__ASSIGNED TASK__.
For the listing below, print exactly the lines from the line with "const ConvParams pe" to the line with "unsigned long long*", both included, and nothing beyond them.

__PROVIDED ENTRIES__.

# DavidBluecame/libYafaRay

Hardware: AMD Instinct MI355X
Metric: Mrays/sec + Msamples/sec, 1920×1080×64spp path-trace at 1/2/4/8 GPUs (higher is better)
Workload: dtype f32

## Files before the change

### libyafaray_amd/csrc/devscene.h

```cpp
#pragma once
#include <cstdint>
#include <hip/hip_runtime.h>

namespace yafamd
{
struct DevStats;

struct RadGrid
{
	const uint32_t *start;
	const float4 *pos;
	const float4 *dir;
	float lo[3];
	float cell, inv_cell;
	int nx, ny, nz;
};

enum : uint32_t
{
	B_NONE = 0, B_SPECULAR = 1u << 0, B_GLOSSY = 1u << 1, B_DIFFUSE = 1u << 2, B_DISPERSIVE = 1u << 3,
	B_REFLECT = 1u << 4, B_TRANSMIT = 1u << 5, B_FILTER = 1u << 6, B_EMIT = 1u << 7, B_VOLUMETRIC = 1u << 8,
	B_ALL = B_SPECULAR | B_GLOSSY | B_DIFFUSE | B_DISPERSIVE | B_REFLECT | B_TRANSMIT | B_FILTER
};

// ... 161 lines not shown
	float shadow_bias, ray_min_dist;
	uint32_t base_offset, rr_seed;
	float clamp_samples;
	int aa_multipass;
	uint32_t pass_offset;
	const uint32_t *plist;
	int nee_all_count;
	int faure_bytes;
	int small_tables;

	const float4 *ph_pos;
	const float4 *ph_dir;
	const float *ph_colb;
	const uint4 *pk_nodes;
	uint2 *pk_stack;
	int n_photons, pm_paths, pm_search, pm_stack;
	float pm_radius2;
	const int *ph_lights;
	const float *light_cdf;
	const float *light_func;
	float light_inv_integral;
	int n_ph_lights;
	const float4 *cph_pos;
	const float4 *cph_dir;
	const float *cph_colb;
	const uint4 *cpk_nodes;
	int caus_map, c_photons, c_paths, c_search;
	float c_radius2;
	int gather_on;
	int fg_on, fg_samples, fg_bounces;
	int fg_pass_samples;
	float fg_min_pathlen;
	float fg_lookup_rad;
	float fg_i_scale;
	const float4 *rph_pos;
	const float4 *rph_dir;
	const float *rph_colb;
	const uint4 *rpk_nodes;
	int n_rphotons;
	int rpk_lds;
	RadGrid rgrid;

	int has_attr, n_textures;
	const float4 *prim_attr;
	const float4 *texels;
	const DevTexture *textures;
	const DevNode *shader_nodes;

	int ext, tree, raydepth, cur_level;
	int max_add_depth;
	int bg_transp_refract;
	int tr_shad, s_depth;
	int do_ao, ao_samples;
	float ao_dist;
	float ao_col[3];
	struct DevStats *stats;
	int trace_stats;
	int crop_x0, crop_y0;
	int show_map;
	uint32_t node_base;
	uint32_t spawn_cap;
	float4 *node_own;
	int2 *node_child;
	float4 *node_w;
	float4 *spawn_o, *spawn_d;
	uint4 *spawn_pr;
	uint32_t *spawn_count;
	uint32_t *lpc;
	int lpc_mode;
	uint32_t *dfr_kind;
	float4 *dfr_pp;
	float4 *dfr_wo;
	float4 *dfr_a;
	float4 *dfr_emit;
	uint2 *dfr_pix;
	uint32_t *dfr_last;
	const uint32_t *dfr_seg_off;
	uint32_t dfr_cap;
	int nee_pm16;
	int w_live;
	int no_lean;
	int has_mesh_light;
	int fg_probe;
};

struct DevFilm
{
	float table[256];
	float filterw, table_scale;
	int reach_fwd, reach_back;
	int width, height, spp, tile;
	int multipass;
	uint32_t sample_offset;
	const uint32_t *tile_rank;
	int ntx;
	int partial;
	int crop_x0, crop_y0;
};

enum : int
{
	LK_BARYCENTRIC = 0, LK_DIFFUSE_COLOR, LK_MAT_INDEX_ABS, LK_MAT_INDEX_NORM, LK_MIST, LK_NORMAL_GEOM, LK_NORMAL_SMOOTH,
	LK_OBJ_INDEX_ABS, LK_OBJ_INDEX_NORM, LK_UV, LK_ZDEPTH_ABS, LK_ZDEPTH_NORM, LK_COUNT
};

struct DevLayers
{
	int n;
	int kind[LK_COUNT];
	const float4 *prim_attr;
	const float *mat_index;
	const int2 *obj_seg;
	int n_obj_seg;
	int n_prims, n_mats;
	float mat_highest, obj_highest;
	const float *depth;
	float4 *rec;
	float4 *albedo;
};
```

...

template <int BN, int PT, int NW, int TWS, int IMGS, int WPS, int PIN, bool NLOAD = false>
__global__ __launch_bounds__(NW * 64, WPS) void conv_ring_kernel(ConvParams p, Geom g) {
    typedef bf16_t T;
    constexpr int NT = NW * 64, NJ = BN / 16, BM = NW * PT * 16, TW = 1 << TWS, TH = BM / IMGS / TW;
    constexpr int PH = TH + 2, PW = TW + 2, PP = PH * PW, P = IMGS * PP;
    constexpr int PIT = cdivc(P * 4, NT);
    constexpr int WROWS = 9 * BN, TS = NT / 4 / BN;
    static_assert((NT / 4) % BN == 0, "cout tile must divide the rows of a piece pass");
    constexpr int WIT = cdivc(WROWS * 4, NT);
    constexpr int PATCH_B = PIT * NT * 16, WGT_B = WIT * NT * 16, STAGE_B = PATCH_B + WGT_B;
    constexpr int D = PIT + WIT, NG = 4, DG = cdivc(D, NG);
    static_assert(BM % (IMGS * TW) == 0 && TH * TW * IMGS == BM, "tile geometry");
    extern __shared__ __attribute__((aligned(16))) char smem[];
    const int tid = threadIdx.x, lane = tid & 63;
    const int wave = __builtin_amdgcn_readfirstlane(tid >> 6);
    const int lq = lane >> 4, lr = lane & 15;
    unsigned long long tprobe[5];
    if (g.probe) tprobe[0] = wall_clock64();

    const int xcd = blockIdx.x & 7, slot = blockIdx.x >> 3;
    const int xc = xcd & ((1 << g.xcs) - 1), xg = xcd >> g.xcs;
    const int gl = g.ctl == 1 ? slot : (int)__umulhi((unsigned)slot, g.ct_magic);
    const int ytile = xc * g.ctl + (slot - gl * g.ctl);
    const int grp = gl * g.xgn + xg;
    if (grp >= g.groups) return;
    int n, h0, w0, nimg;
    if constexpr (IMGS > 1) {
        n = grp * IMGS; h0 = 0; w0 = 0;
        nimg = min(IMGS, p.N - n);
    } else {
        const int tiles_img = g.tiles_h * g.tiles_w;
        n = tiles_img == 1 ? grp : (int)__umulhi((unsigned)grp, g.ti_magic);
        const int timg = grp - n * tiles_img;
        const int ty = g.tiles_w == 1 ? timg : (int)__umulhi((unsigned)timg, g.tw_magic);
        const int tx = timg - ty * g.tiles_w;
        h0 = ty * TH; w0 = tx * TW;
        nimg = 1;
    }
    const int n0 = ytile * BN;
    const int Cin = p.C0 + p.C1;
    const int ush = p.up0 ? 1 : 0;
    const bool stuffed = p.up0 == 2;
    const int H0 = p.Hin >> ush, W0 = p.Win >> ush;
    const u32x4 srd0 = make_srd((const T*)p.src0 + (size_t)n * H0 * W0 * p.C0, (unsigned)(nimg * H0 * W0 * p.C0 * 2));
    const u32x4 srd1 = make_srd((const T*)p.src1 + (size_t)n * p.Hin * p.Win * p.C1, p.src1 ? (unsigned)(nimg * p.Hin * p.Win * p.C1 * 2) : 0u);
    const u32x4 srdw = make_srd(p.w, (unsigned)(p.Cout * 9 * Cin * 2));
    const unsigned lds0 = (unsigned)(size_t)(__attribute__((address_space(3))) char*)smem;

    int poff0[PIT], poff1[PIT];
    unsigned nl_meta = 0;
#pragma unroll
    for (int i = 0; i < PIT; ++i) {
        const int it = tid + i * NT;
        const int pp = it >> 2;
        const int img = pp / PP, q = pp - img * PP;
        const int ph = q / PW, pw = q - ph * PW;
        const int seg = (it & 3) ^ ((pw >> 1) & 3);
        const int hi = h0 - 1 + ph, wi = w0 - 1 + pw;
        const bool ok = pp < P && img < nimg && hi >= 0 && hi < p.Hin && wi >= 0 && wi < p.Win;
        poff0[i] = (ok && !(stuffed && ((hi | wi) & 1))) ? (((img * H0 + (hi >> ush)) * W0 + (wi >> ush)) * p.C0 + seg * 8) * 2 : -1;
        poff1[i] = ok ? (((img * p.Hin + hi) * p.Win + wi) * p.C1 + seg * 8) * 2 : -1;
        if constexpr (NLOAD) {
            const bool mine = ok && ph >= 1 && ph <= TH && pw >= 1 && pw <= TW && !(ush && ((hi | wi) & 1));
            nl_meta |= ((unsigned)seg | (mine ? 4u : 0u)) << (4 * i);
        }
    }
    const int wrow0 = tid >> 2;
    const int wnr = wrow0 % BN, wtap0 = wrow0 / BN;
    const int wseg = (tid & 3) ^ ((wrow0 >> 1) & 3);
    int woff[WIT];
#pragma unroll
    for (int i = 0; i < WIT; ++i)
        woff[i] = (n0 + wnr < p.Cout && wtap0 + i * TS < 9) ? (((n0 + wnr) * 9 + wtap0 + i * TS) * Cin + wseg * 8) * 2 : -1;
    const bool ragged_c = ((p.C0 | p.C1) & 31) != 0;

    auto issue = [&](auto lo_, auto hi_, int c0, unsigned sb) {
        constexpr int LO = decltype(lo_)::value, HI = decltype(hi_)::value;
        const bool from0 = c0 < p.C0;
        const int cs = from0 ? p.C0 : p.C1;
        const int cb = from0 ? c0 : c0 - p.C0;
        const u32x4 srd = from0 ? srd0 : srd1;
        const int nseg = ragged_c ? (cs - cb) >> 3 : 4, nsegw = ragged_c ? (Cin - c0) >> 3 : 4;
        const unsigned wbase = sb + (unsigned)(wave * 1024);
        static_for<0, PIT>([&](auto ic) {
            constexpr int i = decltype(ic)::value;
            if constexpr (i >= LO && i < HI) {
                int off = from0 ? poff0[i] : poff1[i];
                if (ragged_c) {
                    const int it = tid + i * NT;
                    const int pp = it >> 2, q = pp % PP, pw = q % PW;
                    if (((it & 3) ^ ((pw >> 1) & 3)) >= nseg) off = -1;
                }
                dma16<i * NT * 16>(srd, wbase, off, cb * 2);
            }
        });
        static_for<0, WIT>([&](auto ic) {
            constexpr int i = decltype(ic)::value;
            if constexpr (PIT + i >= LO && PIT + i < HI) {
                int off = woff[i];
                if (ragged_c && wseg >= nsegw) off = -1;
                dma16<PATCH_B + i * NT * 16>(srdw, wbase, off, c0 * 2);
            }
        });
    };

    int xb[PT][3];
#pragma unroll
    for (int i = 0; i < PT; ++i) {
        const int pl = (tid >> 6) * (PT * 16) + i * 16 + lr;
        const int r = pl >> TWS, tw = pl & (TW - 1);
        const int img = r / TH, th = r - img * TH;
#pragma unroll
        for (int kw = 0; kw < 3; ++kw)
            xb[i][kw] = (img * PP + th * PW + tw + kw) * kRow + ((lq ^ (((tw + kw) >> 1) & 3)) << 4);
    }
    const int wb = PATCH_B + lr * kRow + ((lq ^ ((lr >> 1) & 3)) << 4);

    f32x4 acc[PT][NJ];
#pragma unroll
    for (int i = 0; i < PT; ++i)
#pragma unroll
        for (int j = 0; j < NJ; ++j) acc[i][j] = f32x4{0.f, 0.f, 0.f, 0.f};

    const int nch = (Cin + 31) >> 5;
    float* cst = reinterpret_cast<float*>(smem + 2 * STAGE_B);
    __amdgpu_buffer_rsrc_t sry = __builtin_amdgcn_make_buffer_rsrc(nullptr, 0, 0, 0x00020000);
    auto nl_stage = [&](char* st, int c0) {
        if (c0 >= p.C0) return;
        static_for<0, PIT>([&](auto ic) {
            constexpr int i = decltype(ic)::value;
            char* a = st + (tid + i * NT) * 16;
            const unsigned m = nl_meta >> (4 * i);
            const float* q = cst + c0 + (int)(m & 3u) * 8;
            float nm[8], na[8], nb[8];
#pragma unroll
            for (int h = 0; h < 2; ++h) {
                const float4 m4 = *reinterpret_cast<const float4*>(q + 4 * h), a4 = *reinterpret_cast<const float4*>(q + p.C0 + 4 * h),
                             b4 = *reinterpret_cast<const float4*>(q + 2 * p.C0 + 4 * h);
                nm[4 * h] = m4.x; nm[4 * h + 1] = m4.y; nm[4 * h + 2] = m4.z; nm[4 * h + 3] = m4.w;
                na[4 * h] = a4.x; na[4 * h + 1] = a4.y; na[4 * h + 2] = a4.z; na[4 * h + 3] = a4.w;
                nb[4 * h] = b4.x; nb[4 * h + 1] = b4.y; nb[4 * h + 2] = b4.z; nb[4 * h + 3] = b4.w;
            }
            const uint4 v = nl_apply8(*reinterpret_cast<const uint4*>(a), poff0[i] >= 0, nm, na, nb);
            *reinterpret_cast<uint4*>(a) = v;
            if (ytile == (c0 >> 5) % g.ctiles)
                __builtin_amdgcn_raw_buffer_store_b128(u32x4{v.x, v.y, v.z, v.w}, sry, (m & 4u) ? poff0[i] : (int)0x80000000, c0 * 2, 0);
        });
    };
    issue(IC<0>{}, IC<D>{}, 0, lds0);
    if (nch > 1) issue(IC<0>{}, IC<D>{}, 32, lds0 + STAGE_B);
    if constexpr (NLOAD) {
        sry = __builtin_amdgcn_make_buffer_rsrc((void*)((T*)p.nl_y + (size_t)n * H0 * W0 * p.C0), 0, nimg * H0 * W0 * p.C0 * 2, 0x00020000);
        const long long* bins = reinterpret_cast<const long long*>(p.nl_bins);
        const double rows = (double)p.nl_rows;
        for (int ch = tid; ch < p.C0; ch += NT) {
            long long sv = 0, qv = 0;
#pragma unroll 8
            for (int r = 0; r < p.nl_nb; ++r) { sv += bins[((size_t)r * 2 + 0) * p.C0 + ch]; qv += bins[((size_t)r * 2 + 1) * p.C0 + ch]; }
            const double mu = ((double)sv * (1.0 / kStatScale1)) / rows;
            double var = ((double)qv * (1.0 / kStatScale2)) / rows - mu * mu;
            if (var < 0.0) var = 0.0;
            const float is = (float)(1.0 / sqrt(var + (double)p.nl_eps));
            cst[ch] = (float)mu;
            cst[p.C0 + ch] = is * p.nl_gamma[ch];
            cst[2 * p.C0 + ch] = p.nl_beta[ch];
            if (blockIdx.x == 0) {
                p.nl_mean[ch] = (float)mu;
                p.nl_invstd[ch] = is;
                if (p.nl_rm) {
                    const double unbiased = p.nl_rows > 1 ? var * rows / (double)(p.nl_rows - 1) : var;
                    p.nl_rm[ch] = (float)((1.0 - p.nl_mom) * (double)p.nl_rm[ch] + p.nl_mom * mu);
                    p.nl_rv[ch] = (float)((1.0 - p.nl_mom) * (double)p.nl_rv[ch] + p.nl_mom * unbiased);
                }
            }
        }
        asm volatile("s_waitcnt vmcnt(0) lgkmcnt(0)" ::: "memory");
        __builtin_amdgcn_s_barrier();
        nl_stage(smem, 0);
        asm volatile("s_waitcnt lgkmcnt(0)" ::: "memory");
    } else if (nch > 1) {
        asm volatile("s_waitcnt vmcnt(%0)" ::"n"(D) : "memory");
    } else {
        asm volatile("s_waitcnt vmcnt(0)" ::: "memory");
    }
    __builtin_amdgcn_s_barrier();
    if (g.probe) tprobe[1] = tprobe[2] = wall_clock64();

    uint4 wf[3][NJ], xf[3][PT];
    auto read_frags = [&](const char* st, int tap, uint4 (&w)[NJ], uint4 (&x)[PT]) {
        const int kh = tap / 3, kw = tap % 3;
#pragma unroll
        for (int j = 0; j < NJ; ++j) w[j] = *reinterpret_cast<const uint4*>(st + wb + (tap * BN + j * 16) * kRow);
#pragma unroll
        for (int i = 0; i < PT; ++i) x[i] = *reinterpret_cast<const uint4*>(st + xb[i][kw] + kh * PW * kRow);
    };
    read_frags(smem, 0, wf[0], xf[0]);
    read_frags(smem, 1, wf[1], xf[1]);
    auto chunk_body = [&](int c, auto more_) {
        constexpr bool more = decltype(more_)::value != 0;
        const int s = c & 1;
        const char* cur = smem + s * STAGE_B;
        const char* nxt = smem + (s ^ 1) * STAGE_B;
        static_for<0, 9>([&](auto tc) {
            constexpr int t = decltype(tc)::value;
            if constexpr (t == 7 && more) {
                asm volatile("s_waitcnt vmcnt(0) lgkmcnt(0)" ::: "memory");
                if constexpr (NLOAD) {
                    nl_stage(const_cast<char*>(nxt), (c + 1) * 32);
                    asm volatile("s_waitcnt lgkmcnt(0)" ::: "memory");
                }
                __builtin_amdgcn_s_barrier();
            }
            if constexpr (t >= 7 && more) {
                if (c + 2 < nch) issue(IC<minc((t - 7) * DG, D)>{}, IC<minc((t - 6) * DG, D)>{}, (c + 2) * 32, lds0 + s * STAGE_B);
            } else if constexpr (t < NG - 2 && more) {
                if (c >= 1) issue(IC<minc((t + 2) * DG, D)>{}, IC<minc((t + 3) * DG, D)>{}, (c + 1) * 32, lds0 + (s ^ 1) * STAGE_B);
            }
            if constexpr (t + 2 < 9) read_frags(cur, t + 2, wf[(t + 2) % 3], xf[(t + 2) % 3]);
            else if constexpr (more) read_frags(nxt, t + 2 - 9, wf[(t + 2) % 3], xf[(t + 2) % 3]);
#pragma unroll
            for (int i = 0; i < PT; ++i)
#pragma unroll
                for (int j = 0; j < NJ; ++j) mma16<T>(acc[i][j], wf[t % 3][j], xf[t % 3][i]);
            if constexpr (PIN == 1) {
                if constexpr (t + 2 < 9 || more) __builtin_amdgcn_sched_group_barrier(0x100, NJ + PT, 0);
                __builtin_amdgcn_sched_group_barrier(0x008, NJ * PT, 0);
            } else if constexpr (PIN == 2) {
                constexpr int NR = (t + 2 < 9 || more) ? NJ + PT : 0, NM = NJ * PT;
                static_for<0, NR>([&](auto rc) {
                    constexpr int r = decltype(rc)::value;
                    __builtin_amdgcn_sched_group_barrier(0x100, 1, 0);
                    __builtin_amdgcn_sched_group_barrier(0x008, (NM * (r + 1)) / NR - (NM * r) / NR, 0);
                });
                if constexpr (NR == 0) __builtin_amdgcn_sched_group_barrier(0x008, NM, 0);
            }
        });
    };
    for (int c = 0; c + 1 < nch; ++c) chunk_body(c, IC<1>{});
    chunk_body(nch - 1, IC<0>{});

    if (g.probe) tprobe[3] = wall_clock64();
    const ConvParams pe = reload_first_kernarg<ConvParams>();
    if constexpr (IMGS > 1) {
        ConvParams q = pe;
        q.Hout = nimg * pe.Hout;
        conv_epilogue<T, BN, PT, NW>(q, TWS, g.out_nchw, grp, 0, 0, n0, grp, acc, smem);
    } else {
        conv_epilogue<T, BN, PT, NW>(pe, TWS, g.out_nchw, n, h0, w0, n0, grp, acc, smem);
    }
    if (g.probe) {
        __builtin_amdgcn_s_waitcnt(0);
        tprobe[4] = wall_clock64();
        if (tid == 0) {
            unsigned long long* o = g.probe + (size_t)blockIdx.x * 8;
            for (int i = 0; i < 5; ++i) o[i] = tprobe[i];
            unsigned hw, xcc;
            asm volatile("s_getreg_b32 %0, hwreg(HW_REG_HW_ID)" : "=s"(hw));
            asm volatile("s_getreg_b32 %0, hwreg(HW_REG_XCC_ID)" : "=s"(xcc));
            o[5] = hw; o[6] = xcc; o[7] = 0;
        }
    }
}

--

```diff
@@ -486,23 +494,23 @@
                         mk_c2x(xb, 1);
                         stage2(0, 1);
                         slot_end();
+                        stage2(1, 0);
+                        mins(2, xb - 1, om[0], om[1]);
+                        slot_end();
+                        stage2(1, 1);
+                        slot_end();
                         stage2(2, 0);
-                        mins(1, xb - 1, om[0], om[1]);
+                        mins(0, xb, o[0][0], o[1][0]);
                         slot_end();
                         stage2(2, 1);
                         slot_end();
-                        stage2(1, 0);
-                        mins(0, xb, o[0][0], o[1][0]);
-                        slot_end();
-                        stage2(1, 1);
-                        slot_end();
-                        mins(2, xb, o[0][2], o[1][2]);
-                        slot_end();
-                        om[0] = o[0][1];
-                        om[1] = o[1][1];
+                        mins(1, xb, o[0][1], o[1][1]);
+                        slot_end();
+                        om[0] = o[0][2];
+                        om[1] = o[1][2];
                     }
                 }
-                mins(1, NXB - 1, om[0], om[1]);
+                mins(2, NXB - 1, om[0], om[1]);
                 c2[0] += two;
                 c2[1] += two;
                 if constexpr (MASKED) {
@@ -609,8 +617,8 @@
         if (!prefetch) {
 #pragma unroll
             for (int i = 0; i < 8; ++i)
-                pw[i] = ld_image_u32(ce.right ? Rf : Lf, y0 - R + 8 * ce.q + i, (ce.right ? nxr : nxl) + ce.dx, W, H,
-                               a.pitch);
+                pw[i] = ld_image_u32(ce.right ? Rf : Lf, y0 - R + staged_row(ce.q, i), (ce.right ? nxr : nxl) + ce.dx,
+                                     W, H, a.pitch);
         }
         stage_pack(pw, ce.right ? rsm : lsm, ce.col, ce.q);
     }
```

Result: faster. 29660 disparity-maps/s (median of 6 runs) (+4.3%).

__COMPLETED TASK__.
    const ConvParams pe = reload_first_kernarg<ConvParams>();
    if constexpr (IMGS > 1) {
        ConvParams q = pe;
        q.Hout = nimg * pe.Hout;
        conv_epilogue<T, BN, PT, NW>(q, TWS, g.out_nchw, grp, 0, 0, n0, grp, acc, smem);
    } else {
        conv_epilogue<T, BN, PT, NW>(pe, TWS, g.out_nchw, n, h0, w0, n0, grp, acc, smem);
    }
    if (g.probe) {
        __builtin_amdgcn_s_waitcnt(0);
        tprobe[4] = wall_clock64();
        if (tid == 0) {
            unsigned long long* o = g.probe + (size_t)blockIdx.x * 8;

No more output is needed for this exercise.